Delapan persen warga mengaku tak mau memilih dengan alasan beragam. Sebanyak 38 persen dari mereka khawatir tertular atau menularkan Covid-19. Namun sebanyak 28 persen menyebut pilkada serentak tidak penting dan 27 persen mengatakan tidak ada calon yang meyakinkan.

Tatkala itu, hasil survei juga membuktikan 64 persen warga di Nusantara berharap Pilkada serentak tetap dilangsungkan pada 9 Desember 2020 secara protokol kesehatan ketat agar kepala daerah punya mandat dari anak buah. Hanya 28 perseb yang memperhitungkan pemilihan daerah sebaiknya ditunda datang keadaan Covid-19 terkendali dan kepala daerah ditunjuk oleh pemerintah.

“Banyak warga yang menginginkan pilkada tetap dilaksanakan pada 9 Desember 2020 dengan menerapkan adat kesehatan secara ketat agar besar daerah punya mandat dari kaum sebanyak 64 persen. Daripada ditunda sampai wabah Covid-19 terkendali & kepala daerah ditunjuk oleh negeri sebanyak 28 persen, ” sirih Irvan.

Data itu mengalami kenaikan bila dibandingkan dengan hasil survei sebelumnya yang mencapai 51 persen. Dukungan itu, taat Irvan, paling banyak dipilih oleh warga dengan usia di arah 40 tahun.

“Dukungan paling tinggi berasal dari masyarakat yang berusia di atas 40 tahun sebesar 69 persen dan paling rendah pada warga leler 21 tahun ke bawah 56 persen, ” ucapnya.

Deni juga menganjurkan penegakan norma bagi pelanggar protokol kesehatan harus lebih kencang dari berbagai stakeholder pilkada terutama KPU, Bawaslu, & pemerintah daerah.

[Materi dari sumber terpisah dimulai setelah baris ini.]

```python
def ln_mlp_residual_supported(x, params, drop_path_mask=None):
    ln_gamma, ln_beta, W1, b1, W2, b2 = params
    C = x.shape[-1]
    if any(p is None for p in params) or not K.convnext_mlp_supported(C, x.dtype) or C not in (96, 192):
        return False
    if tuple(W1.shape) != (C, 4 * C) or tuple(W2.shape) != (4 * C, C):
        return False
    if not all(p.requires_grad for p in params) and torch.is_grad_enabled() and (x.requires_grad or any(p.requires_grad for p in params)):
        return False
    rows = x.numel() // C
    return drop_path_mask is None or (rows % drop_path_mask.shape[0] == 0 and (rows // drop_path_mask.shape[0]) % 64 == 0)


# ... 1234 lines not shown
        ctx.p, ctx.dil, ctx.pad = p, dil, pad
        ctx.save_for_backward(xc, y1, y2, mean, rstd, h, g if grad else None, dp_mask)
        return out.reshape(N, H, W, C)

    @staticmethod
    def backward(ctx, dout):
        xc, y1, y2, mean, rstd, h, g, dp_mask = ctx.saved_tensors
        p, dil, pad = ctx.p, ctx.dil, ctx.pad
        N, H, W, C = xc.shape
        M = N * H * W
        Kk = p.dw_kernel.shape[0]
        do2 = _c(dout).reshape(M, C)
        cdt = xc.dtype
        if ctx.ln_on_load:
            y1m, ln = y1.reshape(M, C), (mean, rstd, p.ln_gamma.data, p.ln_beta.data)
            dy1 = K.convnext_mlp_bwd_data_ln(y1m, do2, h, p.b1.data, ln, _grad(p.ln_gamma), _grad(p.ln_beta), dp_mask, H * W)
            K.convnext_mlp_wgrad(y1m, do2, h, p.b1.data, p.w2.data, p.b2.data, p.gamma.data if p.gamma is not None else None,
                                 _grad(p.w1), _grad(p.b1), _grad(p.w2), _grad(p.b2), _grad(p.gamma) if p.gamma is not None else None, dp_mask,
                                 H * W, ln=ln)
            del h
        else:
            dy2 = _ConvNeXtBlockFn._mlp_backward_with_hidden(ctx, p, do2, y2, h, g, dp_mask, H, W, C, M, cdt, xc)
            del h, g
            dy1 = K.layernorm_bwd(dy2, y1.reshape(M, C), p.ln_gamma.data, mean, rstd, _grad(p.ln_gamma), _grad(p.ln_beta))
        dy1 = dy1.reshape(N, H, W, C)
        K.dwconv2d_bwd_weight(xc, dy1, _grad(p.dw_kernel).reshape(Kk * Kk, C), _grad(p.dw_bias), Kk, dil, pad, pad)
        dx = None
        if ctx.needs_input_grad[0]:
            padb = (Kk - 1) * dil - pad
            dx = K.dwconv2d(dy1, p.dw_kernel.data.reshape(Kk * Kk, C), None, Kk, dil, padb, padb, flip=True, add=_c(dout))
        dist.grads_ready(p.dw_kernel, p.dw_bias, p.ln_gamma, p.ln_beta, p.w1, p.b1, p.w2, p.b2, p.gamma)
        return (dx,) + (None,) * 12

    @staticmethod
    def _mlp_backward_with_hidden(ctx, p, do2, y2, h, g, dp_mask, H, W, C, M, cdt, xc):
# ... 1319 lines not shown
```

### iseg_amd/kernels.py

```python
import contextlib
import ctypes as C

import torch

from . import _hip
from ._hip import F32, BF16, ACT_NONE, ACT_RELU, ACT_GELU, ACT_GELU_GRAD, ACT_RELU_GRAD, ACT_MUL_AUX, ACT_SIGMOID, ACT_SWISH, GemmArgs

_DT = {torch.float32: F32, torch.bfloat16: BF16}


def dt(t):
    try:
        return _DT[t.dtype if isinstance(t, torch.Tensor) else t]
    except KeyError:
        raise TypeError(f"iseg_amd kernels support float32 and bfloat16 storage, got {t.dtype if isinstance(t, torch.Tensor) else t}")


def ptr(t):
    return None if t is None else t.data_ptr()


_DEVICE_INDEX = [None]


# ... 302 lines not shown
    mean, rstd, lng, lnb = ln if ln is not None else (None, None, None, None)
    _hip.call("iseg_convnext_mlp_bwd_data", ptr(y), ptr(mean), ptr(rstd), ptr(lng), ptr(lnb), ptr(dout), ptr(rowscale), int(rows_per_group),
              ptr(bw_tiled), ptr(b1), ptr(dy2), M, Cc, dt(y), stream())
    return dy2
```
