@@ -402,15 +417,17 @@
         elif ops.attention_x3_applies(b, t, fh, fw):
             planes = torch.empty((3, rows + prow, 1024), dtype=torch.bfloat16, device=x.device)
             both = blk["qkv"](nbuf, kv_planes=planes)
-            att = ops.focal_attention_x3(both[:rows], planes, tab, nk, b, t, fh, fw)
+            att_a3 = self._a3(blk["proj"], rows, 1, 1, residual=True)
+            att = ops.focal_attention_x3(both[:rows], planes, tab, nk, b, t, fh, fw, a3=att_a3)
         else:
             both = blk["qkv"](nbuf)
             att = ops.focal_attention(both[:rows], both[rows:], tab, nk, b, t, fh, fw)
         x1 = blk["proj"](att, out_dtype=torch.float32, residual=x)
         n2 = ops.layernorm(x1, blk["n2w"], blk["n2b"], out_dtype=self.dtype)
         hid = blk["fc1"](n2)
-        folded = ops.ffn_fold_gelu(hid, b * t, fh, fw, H, W, 40)
-        if isinstance(blk["fc2"], PackedConvX):
+        fc2_conv = isinstance(blk["fc2"], PackedConvX)
+        folded = ops.ffn_fold_gelu(hid, b * t, fh, fw, H, W, 40, a3=fc2_conv and self._a3(blk["fc2"], b * t, H, W))
+        if fc2_conv:
             y = torch.empty((rows, 512), dtype=torch.float32, device=x.device)
             blk["fc2"]([folded], out=y.view(b * t, fh, fw, 512), residual=x1.view(b * t, fh, fw, 512),
                        out2=None if out2 is None else out2.view(b * t, fh, fw, 512))
diff --git a/e2fgvi_amd/lib.py b/e2fgvi_amd/lib.py
--- a/e2fgvi_amd/lib.py
+++ b/e2fgvi_amd/lib.py
@@ -10,6 +10,7 @@
 DT_F32, DT_BF16 = 0, 1
 DT_BF16X3 = 2
 DT_F16 = 3
+DT_BF16X3A = 4
 
 _fp = C.c_void_p
 
@@ -89,7 +90,9 @@
     "e2fgvi_pack_dcn_weight": (C.c_int, [_fp, _fp, _i32, _i32, _i32, _i32, _i32, _i32, _fp]),
     "e2fgvi_focal_attention": (C.c_int, [_fp, _fp, _fp, _i32, _fp, _fp, _i32, _i32, _i32, _i32, _i32, _fp]),
     "e2fgvi_split3_kv": (C.c_int, [_fp, _fp, _i64, _fp]),
+    "e2fgvi_split3": (C.c_int, [_fp, _fp, _i64, _i32, _i32, _fp]),
     "e2fgvi_focal_attention_x3": (C.c_int, [_fp, _fp, _fp, _i32, _fp, _fp, _i32, _i32, _i32, _i32, _i32, _fp]),
+    "e2fgvi_focal_attention_x3a": (C.c_int, [_fp, _fp, _fp, _i32, _fp, _fp, _i32, _i32, _i32, _i32, _i32, _i32, _fp]),
     "e2fgvi_nchw_to_nhwc": (C.c_int, [_fp, _fp, _i32, _i32, _i32, _i32, _i32, _i32, _f, _f, _fp]),
     "e2fgvi_nhwc_to_nchw": (C.c_int, [_fp, _i32, _fp, _i32, _i32, _i32, _i32, _fp]),
     "e2fgvi_resize_bilinear": (C.c_int, [_fp, _i32, _i32, _i32, _fp, _i32, _i32, _i32, _i32, _i32, _i32, _i32, _i32, _fp, _fp, _fp]),
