int launch_spt_pack(const mpl_block_weights* bw_host, unsigned short* dst, int fold_q, hipStream_t s) {
    const mpl_block_weights* b = bw_host;
    if (!b || !dst || !b->qkv_w || !b->proj_w || !b->fc1_w || !b->fc2_w || !b->qkv_b || !b->proj_b || !b->fc1_b || !b->fc2_b ||
        !b->ln1_w || !b->ln1_b || !b->ln2_w || !b->ln2_b)
        return MPL_E_INVALID;
    ProfScope prof(MPL_K_PACK, s);
    hipLaunchKernelGGL(spt_pack_kernel, dim3(1), dim3(256), 0, s, b->qkv_w, b->qkv_b, b->ln1_w, b->ln1_b, b->proj_w, b->proj_b, b->fc1_w,
                       b->fc1_b, b->ln2_w, b->ln2_b, b->fc2_w, b->fc2_b, reinterpret_cast<char*>(dst), fold_q);
    return hip_check_launch();
}

size_t spt_pack_bytes() { return SPT_PACK_BYTES; }

template <int SS>
__global__ __launch_bounds__(NTHR, 1) void spt3_kernel(const SptParams p) {
    constexpr int RLIVE = SJ * SS;
    constexpr int MTS = (RLIVE + 15) / 16;
    constexpr int NT = (MTS + 3) / 4;
    extern __shared__ __attribute__((aligned(16))) float smem[];
    float* X = smem;
    float* Kb = smem + ROWS * XS;
    float* Vb = Kb + KV_F;
    float* ATT = Vb + KV_F;
    float* HID = Kb + SPT3_HID_OFF;
    char* S_W = reinterpret_cast<char*>(ATT + ROWS * ATS);
    float* S_PAR = reinterpret_cast<float*>(S_W + 8 * 1024);
    char* R_F1 = reinterpret_cast<char*>(Kb);
    char* R_Q = reinterpret_cast<char*>(ATT) + SPT3_Q_OFF;

    const int tid = threadIdx.x, lane = tid & 63;
    const int wave = __builtin_amdgcn_readfirstlane(tid >> 6);
    const int li = lane & 15, kq = lane >> 4;
    auto phase_sync = [&]() {
        asm volatile("s_waitcnt vmcnt(0)" ::: "memory");
        __syncthreads();
    };
    const int hg = wave & 1, part = wave >> 1;
    const int view = blockIdx.x % p.V;
    const int b0 = (blockIdx.x / p.V) * SS;
    const int sl = li % SS;
    const mpl_spt_set set = p.sets[(p.flags & MPL_F_MULTI_SPT) ? view : 0];
    const float* pose = p.poses[view];
    const float* ray = p.rays[view];
    const float* cen = p.centers[view];

    auto stage_w = [&](char* dst, const unsigned short* pack, int byte_off, int n_pieces) {
        const unsigned l0 = (unsigned)(uintptr_t)(__attribute__((address_space(3))) char*)dst;
        for (int i = wave; i < n_pieces; i += NWAVE)
            ::mpl::dma16(reinterpret_cast<const float*>(reinterpret_cast<const char*>(pack) + byte_off + i * 1024) + lane * 4,
                         l0 + (unsigned)(i * 1024));
    };
    auto load_par = [&](const mpl_block_weights& b) -> float4 {
        if (tid >= SPT3_NPAR / 4) return float4{0.f, 0.f, 0.f, 0.f};
        return ld4(G(reinterpret_cast<const float*>(reinterpret_cast<const char*>(b.qkv_w3) + SPT_PACK_VEC)) + 4 * tid);
    };
    auto store_par = [&](int app_of, const float4& v) {
        if (tid < SPT3_NPAR / 4) st4(S_PAR + (app_of & 1) * SPT3_NPAR + 4 * tid, v);
    };
    mpl_block_weights bw;
    if (p.n_apps > 0) {
        bw = set.blocks[p.sched[0] & 0x7f];
        stage_w(R_Q, bw.qkv_w3, SPT_PACK_QKV, 12);
    }
    const float4 par0 = p.n_apps > 0 ? load_par(bw) : float4{0.f, 0.f, 0.f, 0.f};
    spt_embed<true, SS>(p, set, X, tid, b0, pose, ray, cen, SS, MTS * 16);
    store_par(0, par0);
    phase_sync();

    auto load_w = [&](const char* region, int unit, sf16x8 (&w)[2]) { spt_load_unit(region, unit, lane, w); };
    auto ln_frag = [&](int m, sf16x8& ah, sf16x8& al) {
        const float* xr = X + (m * 16 + li) * XS + 8 * kq;
        spt_ln_split(::mpl::ld4(xr), ::mpl::ld4(xr + 4), ah, al);
    };
    auto raw_frag = [&](const float* rowp, sf16x8& ah, sf16x8& al) {
        const float4 x0 = ::mpl::ld4(rowp), x1 = ::mpl::ld4(rowp + 4);
        const float y[8] = {x0.x, x0.y, x0.z, x0.w, x1.x, x1.y, x1.z, x1.w};
        spt_split2(y, ah, al);
    };

    for (int app = 0; app < p.n_apps; ++app) {
        const bool weighted = (p.sched[app] & 0x80) != 0;
        bw = set.blocks[p.sched[app] & 0x7f];
        const unsigned short* pack = bw.qkv_w3;
        const float* par = S_PAR + (app & 1) * SPT3_NPAR;
        stage_w(S_W, pack, SPT_PACK_PROJ, 4);
        {
            sf16x8 wq[3][2];
            float4 bq[3], sq[3];
#pragma unroll
            for (int c = 0; c < 3; ++c) {
                load_w(R_Q, 2 * c + hg, wq[c]);
                bq[c] = ::mpl::ld4(par + SPT_C_QKV + 32 * c + 16 * hg + 4 * kq);
                sq[c] = ::mpl::ld4(par + SPT_NCOL + SPT_C_QKV + 32 * c + 16 * hg + 4 * kq);
            }
            float4 q[NT];
#pragma unroll
            for (int t = 0; t < NT; ++t) {
                q[t] = float4{0.f, 0.f, 0.f, 0.f};
                if (part + 4 * t < MTS && !(p.abl & 8)) {
                    const int m = part + 4 * t;
                    const int j = (16 * m + li) / SS;
                    const bool live = 16 * m + li < RLIVE;
                    sf16x8 ah, al;
                    ln_frag(m, ah, al);
                    const f32x4 z = {0.f, 0.f, 0.f, 0.f};
                    const f32x4 cq = mfma3(wq[0], ah, al, z), ck = mfma3(wq[1], ah, al, z), cv = mfma3(wq[2], ah, al, z);
                    q[t] = float4{fmaf(cq[0], sq[0].x, bq[0].x), fmaf(cq[1], sq[0].y, bq[0].y), fmaf(cq[2], sq[0].z, bq[0].z),
                                  fmaf(cq[3], sq[0].w, bq[0].w)};
                    const int h = 4 * hg + kq;
                    const float kx = fmaf(ck[0], sq[1].x, bq[1].x), ky = fmaf(ck[1], sq[1].y, bq[1].y);
                    const float kz = fmaf(ck[2], sq[1].z, bq[1].z), kw = fmaf(ck[3], sq[1].w, bq[1].w);
                    if (live && j < SJ - 1) {
                        float* kp = Kb + ((((j >> 1) * 2) * SH + h) * SS + sl) * 4 + (j & 1);
                        kp[0] = kx;
                        kp[2] = ky;
                        kp[SH * SS * 4] = kz;
                        kp[SH * SS * 4 + 2] = kw;
                    } else if (live) {
                        st4(Kb + (SJ - 1) * SH * SS * 4 + (h * SS + sl) * 4, float4{kx, ky, kz, kw});
                    }
                    if (live)
                        st4(Vb + ((j * SH + h) * SS + sl) * 4, float4{fmaf(cv[0], sq[2].x, bq[2].x), fmaf(cv[1], sq[2].y, bq[2].y),
                                                                       fmaf(cv[2], sq[2].z, bq[2].z), fmaf(cv[3], sq[2].w, bq[2].w)});
                }
            }
            phase_sync();
            if (!(p.abl & 1)) {
                const int h = 4 * hg + kq;
                float sc[NT][SJ];
#pragma unroll
                for (int jp = 0; jp < SJ / 2; ++jp) {
                    const float4 k01 = ::mpl::ld4(Kb + (((jp * 2) * SH + h) * SS + sl) * 4);
                    const float4 k23 = ::mpl::ld4(Kb + (((jp * 2 + 1) * SH + h) * SS + sl) * 4);
                    const f32x2 kx = {k01.x, k01.y}, ky = {k01.z, k01.w}, kz = {k23.x, k23.y}, kw = {k23.z, k23.w};
#pragma unroll
                    for (int t = 0; t < NT; ++t) {
                        const f32x2 qx = {q[t].x, q[t].x}, qy = {q[t].y, q[t].y}, qz = {q[t].z, q[t].z}, qw = {q[t].w, q[t].w};
                        f32x2 s2 = qx * kx;
                        s2 = __builtin_elementwise_fma(qy, ky, s2);
                        s2 = __builtin_elementwise_fma(qz, kz, s2);
                        s2 = __builtin_elementwise_fma(qw, kw, s2);
                        sc[t][2 * jp] = s2[0];
                        sc[t][2 * jp + 1] = s2[1];
                    }
                }
                {
                    const float4 k = ::mpl::ld4(Kb + (SJ - 1) * SH * SS * 4 + (h * SS + sl) * 4);
#pragma unroll
                    for (int t = 0; t < NT; ++t)
                        sc[t][SJ - 1] = fmaf(q[t].w, k.w, fmaf(q[t].z, k.z, fmaf(q[t].y, k.y, q[t].x * k.x)));
                }
                const float s_att = par[2 * SPT_NCOL];
                float inv[NT];
#pragma unroll
                for (int t = 0; t < NT; ++t) {
                    float mx = sc[t][0];
#pragma unroll
                    for (int j = 1; j < SJ; ++j) mx = fmaxf(mx, sc[t][j]);
                    float l = 0.f;
#pragma unroll
                    for (int j = 0; j < SJ; ++j) {
                        sc[t][j] = __builtin_amdgcn_exp2f(sc[t][j] - mx);
                        l += sc[t][j];
                    }
                    inv[t] = __builtin_amdgcn_rcpf(l) * s_att;
                    if (weighted) {
                        const int b = b0 + sl, r = 16 * (part + 4 * t) + li;
                        inv[t] *= (b < p.B && r < RLIVE) ? pose[((size_t)b * SJ + r / SS) * 3 + 2] : 0.f;
                    }
                }
                float4 o[NT];
#pragma unroll
                for (int t = 0; t < NT; ++t) o[t] = float4{0.f, 0.f, 0.f, 0.f};
#pragma unroll
                for (int j = 0; j < SJ; ++j) {
                    const float4 v = ::mpl::ld4(Vb + ((j * SH + h) * SS + sl) * 4);
#pragma unroll
                    for (int t = 0; t < NT; ++t) {
                        const float pj = sc[t][j];
                        o[t].x = fmaf(pj, v.x, o[t].x);
                        o[t].y = fmaf(pj, v.y, o[t].y);
                        o[t].z = fmaf(pj, v.z, o[t].z);
                        o[t].w = fmaf(pj, v.w, o[t].w);
                    }
                }
#pragma unroll
                for (int t = 0; t < NT; ++t) {
                    o[t] = float4{o[t].x * inv[t], o[t].y * inv[t], o[t].z * inv[t], o[t].w * inv[t]};
                    if (weighted) {
                        const float big = fmaxf(fmaxf(fabsf(o[t].x), fabsf(o[t].y)), fmaxf(fabsf(o[t].z), fabsf(o[t].w)));
                        if (!(big <= 65000.f)) {
                            const float qn = __builtin_nanf("");
                            o[t] = float4{qn, qn, qn, qn};
                            if (p.err_host) __hip_atomic_fetch_or(p.err_host, 2u, __ATOMIC_RELAXED, __HIP_MEMORY_SCOPE_SYSTEM);
                        }
                    }
                }
#pragma unroll
                for (int t = 0; t < NT; ++t)
                    if (part + 4 * t < MTS) st4(ATT + ((part + 4 * t) * 16 + li) * ATS + 4 * h, o[t]);
            }
        }
        phase_sync();
        {
            stage_w(R_F1, pack, SPT_PACK_FC1, 8);
            sf16x8 wp[2][2];
            float4 bp[2], sp[2];
#pragma unroll
            for (int n = 0; n < 2; ++n) {
                load_w(S_W, n, wp[n]);
                bp[n] = ::mpl::ld4(par + SPT_C_PROJ + 16 * n + 4 * kq);
                sp[n] = ::mpl::ld4(par + SPT_NCOL + SPT_C_PROJ + 16 * n + 4 * kq);
            }
            const int lo = (MTS * 2 * wave) / NWAVE, hi = (MTS * 2 * (wave + 1)) / NWAVE;
            for (int m = lo >> 1; m <= ((hi - 1) >> 1) && !(p.abl & 32); ++m) {
                sf16x8 ah, al;
                raw_frag(ATT + (m * 16 + li) * ATS + 8 * kq, ah, al);
#pragma unroll
                for (int n = 0; n < 2; ++n) {
                    const int u = 2 * m + n;
                    if (u < lo || u >= hi) continue;
                    const f32x4 c = mfma3(wp[n], ah, al, f32x4{0.f, 0.f, 0.f, 0.f});
                    float* xd = X + (m * 16 + li) * XS + 16 * n + 4 * kq;
                    const float4 x = ::mpl::ld4(xd);
                    st4(xd, float4{x.x + fmaf(c[0], sp[n].x, bp[n].x), x.y + fmaf(c[1], sp[n].y, bp[n].y),
                                   x.z + fmaf(c[2], sp[n].z, bp[n].z), x.w + fmaf(c[3], sp[n].w, bp[n].w)});
                }
            }
        }
        phase_sync();
        {
            stage_w(S_W, pack, SPT_PACK_FC2, 8);
            sf16x8 w1[4][2];
            float4 b1[4], s1[4];
#pragma unroll
            for (int n = 0; n < 4; ++n) {
                load_w(R_F1, n, w1[n]);
                b1[n] = ::mpl::ld4(par + SPT_C_FC1 + 16 * n + 4 * kq);
                s1[n] = ::mpl::ld4(par + SPT_NCOL + SPT_C_FC1 + 16 * n + 4 * kq);
            }
            const float hs = par[2 * SPT_NCOL + 1];
            const int lo = (MTS * 4 * wave) / NWAVE, hi = (MTS * 4 * (wave + 1)) / NWAVE;
            for (int m = lo >> 2; m <= ((hi - 1) >> 2) && !(p.abl & 64); ++m) {
                sf16x8 ah, al;
                ln_frag(m, ah, al);
#pragma unroll
                for (int n = 0; n < 4; ++n) {
                    const int u = 4 * m + n;
                    if (u < lo || u >= hi) continue;
                    const f32x4 c = mfma3(w1[n], ah, al, f32x4{0.f, 0.f, 0.f, 0.f});
                    st4(HID + (m * 16 + li) * HS + 16 * n + 4 * kq,
                        float4{gelu_as_scaled(fmaf(c[0], s1[n].x, b1[n].x), hs), gelu_as_scaled(fmaf(c[1], s1[n].y, b1[n].y), hs),
                               gelu_as_scaled(fmaf(c[2], s1[n].z, b1[n].z), hs), gelu_as_scaled(fmaf(c[3], s1[n].w, b1[n].w), hs)});
                }
            }
        }
        phase_sync();
        {
            float4 parn = float4{0.f, 0.f, 0.f, 0.f};
            if (app + 1 < p.n_apps) {
                const mpl_block_weights bn = set.blocks[p.sched[app + 1] & 0x7f];
                stage_w(R_Q, bn.qkv_w3, SPT_PACK_QKV, 12);
                parn = load_par(bn);
            }
            sf16x8 w2[2][2][2];
            float4 b2[2], s2[2];
#pragma unroll
            for (int n = 0; n < 2; ++n) {
                load_w(S_W, 2 * n, w2[n][0]);
                load_w(S_W, 2 * n + 1, w2[n][1]);
                b2[n] = ::mpl::ld4(par + SPT_C_FC2 + 16 * n + 4 * kq);
                s2[n] = ::mpl::ld4(par + SPT_NCOL + SPT_C_FC2 + 16 * n + 4 * kq);
            }
            const int lo = (MTS * 2 * wave) / NWAVE, hi = (MTS * 2 * (wave + 1)) / NWAVE;
            for (int m = lo >> 1; m <= ((hi - 1) >> 1) && !(p.abl & 128); ++m) {
                sf16x8 ah0, al0, ah1, al1;
                raw_frag(HID + (m * 16 + li) * HS + 8 * kq, ah0, al0);
                raw_frag(HID + (m * 16 + li) * HS + 32 + 8 * kq, ah1, al1);
#pragma unroll
                for (int n = 0; n < 2; ++n) {
                    const int u = 2 * m + n;
                    if (u < lo || u >= hi) continue;
                    f32x4 c = mfma3(w2[n][0], ah0, al0, f32x4{0.f, 0.f, 0.f, 0.f});
                    c = mfma3(w2[n][1], ah1, al1, c);
                    float* xd = X + (m * 16 + li) * XS + 16 * n + 4 * kq;
                    const float4 x = ::mpl::ld4(xd);
                    st4(xd, float4{x.x + fmaf(c[0], s2[n].x, b2[n].x), x.y + fmaf(c[1], s2[n].y, b2[n].y),
                                   x.z + fmaf(c[2], s2[n].z, b2[n].z), x.w + fmaf(c[3], s2[n].w, b2[n].w)});
                }
            }
            if (app + 1 < p.n_apps) store_par(app + 1, parn);
        }
        phase_sync();
    }
    spt_epilogue<true, SS>(p, X, tid, view, b0, pose, ray, cen, SS, MTS * 16);
}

Survei ini dilakukan secara nasional terhadap 1. 201 responden dengan kaidah wawancara telepon. Sasaran responden masyarakat negara Indonesia yang berusia 17 tahun ke atas. Survei memakai metode random sampling dengan margin of error kurang lebih dua, 9 persen.

Menanggapi hasil survei SMRC, Ketua Komite Pemilihan Umum (KPU) Arief Bijaksana mengatakan pihaknya berharap kerja setara dari berbagai pihak untuk menancapkan aturan protokol kesehatan saat keadaan pencoblosan. Diharapkan juga agar tindakan memakai masker dan hand sanitizer kembali diperkuat.

“Kita mengatur agar jam kedatangan tak bersamaan. Adanya fasilitas cuci lengah, sarung tangan ketika mencoblos sehingga terlindungi ketika pegang surat suara hingga menyentuh meja kursi. Itu perlu dikabarkan sehingga bila semua pihak mematuhi protokol kesehatan, ” ujarnya.

“Bagi ana, tak ada yang perlu dikhawatirkan terkait penyebaran Covid-19 pada era kegiatan pencoblosan jika protokol kesehatan dipatuhi, ” tegasnya.

Arief mengaku, pantauan lapangan menunjukkan awareness masyarakat soal pencoblosan pilkada 9 Desember memang meningkat. Apalagi kegiatan KPU seperti distribusi pemasokan, juga bisa disaksikan oleh masyarakat. Hal seperti ini membuat pengetahuan masyarakat akan pilkada juga menyusun.

Pihaknya juga optimistis soal tingkat partisipasi masyarakat, bila melihat tren sebelumnya. Hasil survei SMRC, rata-rata tingkat partisipasi 74 persen. Namun catatan KPU sejak pemilu 1999, sejak 2014, ada kenaikan partisipasi pemilu nasional. Makin pada Pilpres 2019 lonjakannya pas tinggi yakni hingga 81, 9 persen.

“Apakah tren kenaikan pemilu nasional ini hendak terjadi juga di pemilu besar daerah yang nuansanya berbeda? Jika dilihat 2015, angka rata-rata partisipasi 63 persen. Yang serentak itu kan pilkada tahun 2015, 2017, 2018. Kami mencatat trennya serupa naik. Pilkada terakhir angka rata-ratanya 72 persen. Memang belum mencapai target nasional, namun trennya menyusun, ” urai Arief.